Vorletzten Sonntag stellte uns Toni (Seline’s Hostfather) freundlicherweise sein Auto zur Verfügung. So nutzten wir die Möglichkeit, zviert gen Norden ins kleine Städtchen Mooloolaba zu höttern, welches nicht einmal im Reiseführer erwähnt wird! Das Städtchen (oder Dörfchen) ist ziemlich niedlich und gepflegt, jedoch recht bevölkert. Die Küstenlinie zeigte sich mit ihren flachen Riffelsen und dem weissen Strand als äusserst abwechslungsreich. Da steht man noch auf schroffem Gestein, so versinkt man einige Meter weiter im weichen Sand. Und vor allem: Endlich hohe Wellen und kein sandverstreuender Wind! Was nicht anders zu erwarten war an einem solch schönen Sonnentag, dass ziemlich viele Tüechlis vorzufinden waren. Es herrschten zwar keine Nizza’schen Umstände, doch war man keineswegs alleine mit dieser netten Idee. So neigte sich leider die Sonne schneller dem Horizonte zu als erwünscht...

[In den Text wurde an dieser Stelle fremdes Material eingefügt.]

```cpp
#include <atomic>

#include "../../include/futuredet_hip.h"

namespace fd {

void set_error(const char *fmt, ...);
int spconv_f32_compact_dispatch(const float *in, const void *wp, const float *bias, const float *residual, int relu, const int *nbr,
                                int64_t nbr_stride, int K, int64_t n_in_bound, int n_out, const int *n_out_dev, int cin, int cout, float *out,
                                const int *ranges, int n_ranges, hipStream_t stream);

size_t spconv_bf16_win_weight_bytes(int K, int cin, int cout);
void spconv_bf16_win_pack(const float *w, int K, int cin, int cout, uint16_t (*tobf)(float), uint16_t *dst);
int spconv_bf16_win_dispatch(const void *in, const void *wp_win, const float *bias, const void *residual, int relu, const int *nbr, int64_t nbr_stride, int K,
                             int64_t n_in_bound, int n_out, const int *n_out_dev, int64_t n_expected, int cin, int cout, void *out, hipStream_t stream);
int spconv_bf16_ws_dispatch(const void *in, const void *wp, const float *bias, const void *residual, int relu, const int *nbr, int64_t nbr_stride, int K,
                            int64_t n_in_bound, int n_out, const int *n_out_dev, int64_t n_expected, int cin, int cout, void *out, hipStream_t stream);

int wino_pc_launch(const float *x, const void *wp, const float *bias, float *y, int B, int H, int W, int cin, int cout, int relu, int cout_total,
                   int co_off, int wide_items, hipStream_t stream);

int spconv_f32_res16_dispatch(const float *in, const void *wp, const float *bias, const float *residual, int relu, const int *nbr, int64_t nbr_stride, int K,
                              int64_t n_in_bound, int n_out, const int *n_out_dev, int64_t n_expected, int cin, int cout, float *out, hipStream_t stream);

int spconv_f32_c32_dispatch(const float *in, const void *wp, const float *bias, const float *residual, int relu, const int *nbr,
                            int64_t nbr_stride, int K, int64_t n_in_bound, int n_out, const int *n_out_dev, int cin, int cout, float *out,
                            const int *ranges, int n_ranges, hipStream_t stream);

__device__ __forceinline__ int device_count(int capacity, const int *count_dev) {
    if (!count_dev) return capacity;
    const int n = *count_dev;
    return n < capacity ? (n > 0 ? n : 0) : capacity;
}

inline int check_launch(const char *what) {
    hipError_t e = hipGetLastError();
    if (e != hipSuccess) {
        set_error("%s: %s", what, hipGetErrorString(e));
        return FD_ELAUNCH;
    }
    return FD_OK;
}

#define FD_REQUIRE(cond, ...)           \
    do {                                \
        if (!(cond)) {                  \
            fd::set_error(__VA_ARGS__); \
            return FD_EINVAL;           \
        }                               \
    } while (0)

inline hipStream_t as_stream(fd_stream_t s) { return reinterpret_cast<hipStream_t>(s); }

int fill_words(void *p, uint32_t value, size_t n_words, hipStream_t stream);
int fill_words3(void *p0, uint32_t v0, size_t n0, void *p1, uint32_t v1, size_t n1, void *p2, uint32_t v2, size_t n2, hipStream_t stream);

constexpr int kMaxDevices = 64;
int current_device();
int device_cu_count();
bool ensure_dynamic_lds(const void *kernel, size_t bytes, std::atomic<uint64_t> &done);
enum TuneKey { kTuneSpconvRG = 0, kTuneSpconvV1, kTuneSpconvBf16V1, kTuneV2Depth, kTuneV2TM, kTuneV2LdsPad, kTuneConvNT, kTuneV2RangesPerCU, kTuneV2Uniform, kTuneV2RowCost, kTuneSpconvC32, kTuneBf16GP, kTuneBf16RG, kTuneBf16Depth, kTuneBf16NW, kTuneStrict, kTuneBf16Win, kTuneF32ResRG, kTuneConvStrip, kTuneF32ResNW, kTuneCount };
int tuning(TuneKey key);

inline size_t align_up(size_t v, size_t a) { return (v + a - 1) / a * a; }

struct IndexGeom {
    int B, D, H, W, Ht, Wt;
    __host__ __device__ int64_t num_cols() const { return (int64_t)B * Ht * Wt * 64; }
};
__host__ __device__ inline IndexGeom make_geom(int B, int D, int H, int W) {
    IndexGeom g;
    g.B = B; g.D = D; g.H = H; g.W = W;
    g.Ht = (H + 7) >> 3; g.Wt = (W + 7) >> 3;
    return g;
}
__host__ __device__ inline int64_t col_of(const IndexGeom &g, int b, int y, int x) {
    return ((((int64_t)b * g.Ht + (y >> 3)) * g.Wt + (x >> 3)) << 6) + ((y & 7) << 3) + (x & 7);
}
__device__ inline void col_to_byx(const IndexGeom &g, int64_t col, int &b, int &y, int &x) {
    int in = (int)(col & 63);
    int64_t t = col >> 6;
    int tx = (int)(t % g.Wt);
    t /= g.Wt;
    int ty = (int)(t % g.Ht);
    b = (int)(t / g.Ht);
    y = ty * 8 + (in >> 3);
    x = tx * 8 + (in & 7);
}

__device__ inline unsigned xcd_swizzle(unsigned bid, unsigned nblocks) {
    const unsigned nx = 8;
    unsigned per = nblocks / nx, rem = nblocks % nx;
    unsigned xcd = bid % nx, loc = bid / nx;
    unsigned start = xcd * per + (xcd < rem ? xcd : rem);
    return start + loc;
}

}
```

### futuredet_amd/csrc/fd_spconv.hip

```cpp
#include "fd_common.h"

namespace {

typedef float f32x4 __attribute__((ext_vector_type(4)));
typedef short s16x4 __attribute__((ext_vector_type(4)));
typedef __bf16 bf16x8 __attribute__((ext_vector_type(8)));

__device__ inline unsigned short f2bf(float v) {
    unsigned u = __float_as_uint(v);
    u += 0x7fffu + ((u >> 16) & 1u);
    return (unsigned short)(u >> 16);
}
__device__ inline float bf2f(unsigned short h) { return __uint_as_float(((unsigned)h) << 16); }

constexpr int kMaxTaps = 27;

template <int CIN, int COUT, int RG>
__global__ void __launch_bounds__(256) spconv_f32(const float *__restrict__ in, const float4 *__restrict__ wp,
                                                  const float *__restrict__ bias, const float *__restrict__ residual, int relu,
                                                  const int *__restrict__ nbr, int64_t nbr_stride, int K, int n_out,
                                                  const int *__restrict__ n_out_dev, float *__restrict__ out) {
    constexpr int ROWS_B = 64 * RG;
    constexpr int NB = COUT / 16, NC = CIN / 16;
    __shared__ int s_nbr[kMaxTaps * ROWS_B];
    const int tile = blockIdx.x;
    const int row0 = tile * ROWS_B;
    n_out = fd::device_count(n_out, n_out_dev);
    if (row0 >= n_out) return;
    for (int t = threadIdx.x; t < K * ROWS_B; t += 256) {
        int k = t / ROWS_B, r = t - k * ROWS_B;
        int64_t o = (int64_t)row0 + r;
        s_nbr[t] = (o < n_out) ? nbr[(int64_t)k * nbr_stride + o] : -1;
    }
    __syncthreads();
    const int lane = threadIdx.x & 63, wave = __builtin_amdgcn_readfirstlane(threadIdx.x >> 6);
    const int lrow = lane & 15, lq = lane >> 4;
    const int wrow = wave * 16 * RG;
    if (row0 + wrow >= n_out) return;

    f32x4 acc[RG][NB];
#pragma unroll
    for (int g = 0; g < RG; ++g)
#pragma unroll
        for (int nb = 0; nb < NB; ++nb) acc[g][nb] = (f32x4){0.f, 0.f, 0.f, 0.f};

    for (int k = 0; k < K; ++k) {
        int idx[RG];
        bool any[RG];
        bool any_all = false;
#pragma unroll
        for (int g = 0; g < RG; ++g) {
            idx[g] = s_nbr[k * ROWS_B + wrow + g * 16 + lrow];
            any[g] = __ballot(idx[g] >= 0) != 0ull;
            any_all = any_all || any[g];
        }
        if (!any_all) continue;
        const float4 *wk = wp + (int64_t)k * NC * NB * 64 + lane;
#pragma unroll
        for (int c = 0; c < NC; ++c) {
            float4 a[RG];
#pragma unroll
            for (int g = 0; g < RG; ++g) {
                a[g] = make_float4(0.f, 0.f, 0.f, 0.f);
                if (idx[g] >= 0) a[g] = *reinterpret_cast<const float4 *>(in + (int64_t)idx[g] * CIN + c * 16 + lq * 4);
            }
#pragma unroll
            for (int nb = 0; nb < NB; ++nb) {
                const float4 b = wk[(c * NB + nb) * 64];
#pragma unroll
                for (int g = 0; g < RG; ++g) {
                    if (any[g]) {
                        acc[g][nb] = __builtin_amdgcn_mfma_f32_16x16x4f32(a[g].x, b.x, acc[g][nb], 0, 0, 0);
                        acc[g][nb] = __builtin_amdgcn_mfma_f32_16x16x4f32(a[g].y, b.y, acc[g][nb], 0, 0, 0);
                        acc[g][nb] = __builtin_amdgcn_mfma_f32_16x16x4f32(a[g].z, b.z, acc[g][nb], 0, 0, 0);
                        acc[g][nb] = __builtin_amdgcn_mfma_f32_16x16x4f32(a[g].w, b.w, acc[g][nb], 0, 0, 0);
                    }
                }
            }
        }
    }
#pragma unroll
    for (int g = 0; g < RG; ++g) {
#pragma unroll
        for (int nb = 0; nb < NB; ++nb) {
            const int col = nb * 16 + lrow;
            const float bv = bias ? bias[col] : 0.0f;
#pragma unroll
            for (int r = 0; r < 4; ++r) {
                const int row = row0 + wrow + g * 16 + lq * 4 + r;
                if (row < n_out) {
                    float v = acc[g][nb][r] + bv;
                    if (residual) v += residual[(int64_t)row * COUT + col];
                    if (relu) v = fmaxf(v, 0.0f);
                    out[(int64_t)row * COUT + col] = v;
                }
            }
        }
    }
}

template <int CIN, int COUT, int RG>
__global__ void __launch_bounds__(256) spconv_bf16(const unsigned short *__restrict__ in, const void *__restrict__ wp_,
                                                   const float *__restrict__ bias, const unsigned short *__restrict__ residual,
                                                   int relu, const int *__restrict__ nbr, int64_t nbr_stride, int K, int n_out,
                                                   const int *__restrict__ n_out_dev, unsigned short *__restrict__ out) {
    constexpr int ROWS_B = 64 * RG;
    constexpr int NB = COUT / 16;
    constexpr bool WIDE = CIN >= 32;
    constexpr int NC = WIDE ? CIN / 32 : 1;
    __shared__ int s_nbr[kMaxTaps * ROWS_B];
    const int tile = blockIdx.x;
    const int row0 = tile * ROWS_B;
    n_out = fd::device_count(n_out, n_out_dev);
    if (row0 >= n_out) return;
    for (int t = threadIdx.x; t < K * ROWS_B; t += 256) {
        int k = t / ROWS_B, r = t - k * ROWS_B;
        int64_t o = (int64_t)row0 + r;
        s_nbr[t] = (o < n_out) ? nbr[(int64_t)k * nbr_stride + o] : -1;
    }
    __syncthreads();
    const int lane = threadIdx.x & 63, wave = __builtin_amdgcn_readfirstlane(threadIdx.x >> 6);
    const int lrow = lane & 15, lq = lane >> 4;
    const int wrow = wave * 16 * RG;
    if (row0 + wrow >= n_out) return;

    f32x4 acc[RG][NB];
#pragma unroll
    for (int g = 0; g < RG; ++g)
#pragma unroll
        for (int nb = 0; nb < NB; ++nb) acc[g][nb] = (f32x4){0.f, 0.f, 0.f, 0.f};

    for (int k = 0; k < K; ++k) {
        int idx[RG];
        bool any[RG];
        bool any_all = false;
#pragma unroll
        for (int g = 0; g < RG; ++g) {
            idx[g] = s_nbr[k * ROWS_B + wrow + g * 16 + lrow];
            any[g] = __ballot(idx[g] >= 0) != 0ull;
            any_all = any_all || any[g];
        }
        if (!any_all) continue;
        if constexpr (WIDE) {
            const bf16x8 *wk = reinterpret_cast<const bf16x8 *>(wp_) + (int64_t)k * NC * NB * 64 + lane;
#pragma unroll
            for (int c = 0; c < NC; ++c) {
                bf16x8 a[RG];
#pragma unroll
                for (int g = 0; g < RG; ++g) {
                    uint4 raw = make_uint4(0u, 0u, 0u, 0u);
                    if (idx[g] >= 0) raw = *reinterpret_cast<const uint4 *>(in + (int64_t)idx[g] * CIN + c * 32 + lq * 8);
                    a[g] = __builtin_bit_cast(bf16x8, raw);
                }
#pragma unroll
                for (int nb = 0; nb < NB; ++nb) {
                    const bf16x8 b = wk[(c * NB + nb) * 64];
#pragma unroll
                    for (int g = 0; g < RG; ++g)
                        if (any[g]) acc[g][nb] = __builtin_amdgcn_mfma_f32_16x16x32_bf16(a[g], b, acc[g][nb], 0, 0, 0);
                }
            }
        } else {
            const s16x4 *wk = reinterpret_cast<const s16x4 *>(wp_) + (int64_t)k * NB * 64 + lane;
            s16x4 a[RG];
#pragma unroll
            for (int g = 0; g < RG; ++g) {
                uint2 raw = make_uint2(0u, 0u);
                if (idx[g] >= 0) raw = *reinterpret_cast<const uint2 *>(in + (int64_t)idx[g] * CIN + lq * 4);
                a[g] = __builtin_bit_cast(s16x4, raw);
            }
#pragma unroll
            for (int nb = 0; nb < NB; ++nb) {
                const s16x4 b = wk[nb * 64];
#pragma unroll
                for (int g = 0; g < RG; ++g)
                    if (any[g]) acc[g][nb] = __builtin_amdgcn_mfma_f32_16x16x16bf16_1k(a[g], b, acc[g][nb], 0, 0, 0);
            }
        }
    }
#pragma unroll
    for (int g = 0; g < RG; ++g) {
#pragma unroll
        for (int nb = 0; nb < NB; ++nb) {
            const int col = nb * 16 + lrow;
            const float bv = bias ? bias[col] : 0.0f;
#pragma unroll
            for (int r = 0; r < 4; ++r) {
                const int row = row0 + wrow + g * 16 + lq * 4 + r;
                if (row < n_out) {
                    float v = acc[g][nb][r] + bv;
                    if (residual) v += bf2f(residual[(int64_t)row * COUT + col]);
                    if (relu) v = fmaxf(v, 0.0f);
                    out[(int64_t)row * COUT + col] = f2bf(v);
                }
            }
        }
    }
}
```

Letzte Woche war von kurzfristiger Natur: Vier verschiedene Klassen packten ihre acht Sachen (Food inkl.) und verreisten für drei Tage auf die Stradbroke Island. Die Insel, von den Brisies liebevoll „Straddie“ genannt, besteht etwa zu 95% aus Sand und hat nicht soviel zu bieten, was ausgezeichnet ist, denn der Erholungseffekt ist somit umso grösser. Auch wären sogenannte tourist attractions völlig fehl am Platz. Dazu kommen noch dutzende, einsame Strände, welche die Insel massgebend schmücken und aufwerten. Touristisch überflutet kann es gar nicht werden, weil zu wenig Unterkünfte vorhanden sind und die Insel verhältnismässig gross ist. Neben zwei Pubs, einem kleinen Getränkelädeli und wenigen Hotels ist kaum was zu finden. So war es klar, dass die ganze Verpflegung „an Land“ besorgt werden musste, gekocht wurde schlussendlich klassenweise. Auch machten es die Lehrer spannend, weil der ursprüngliche Zweck ein sogenanntes „alternative learning“ sein sollte. Was auch immer unter diesem Begriff zu verstehen sei, die nächsten Tage sollten Licht ins Dunkel bringen...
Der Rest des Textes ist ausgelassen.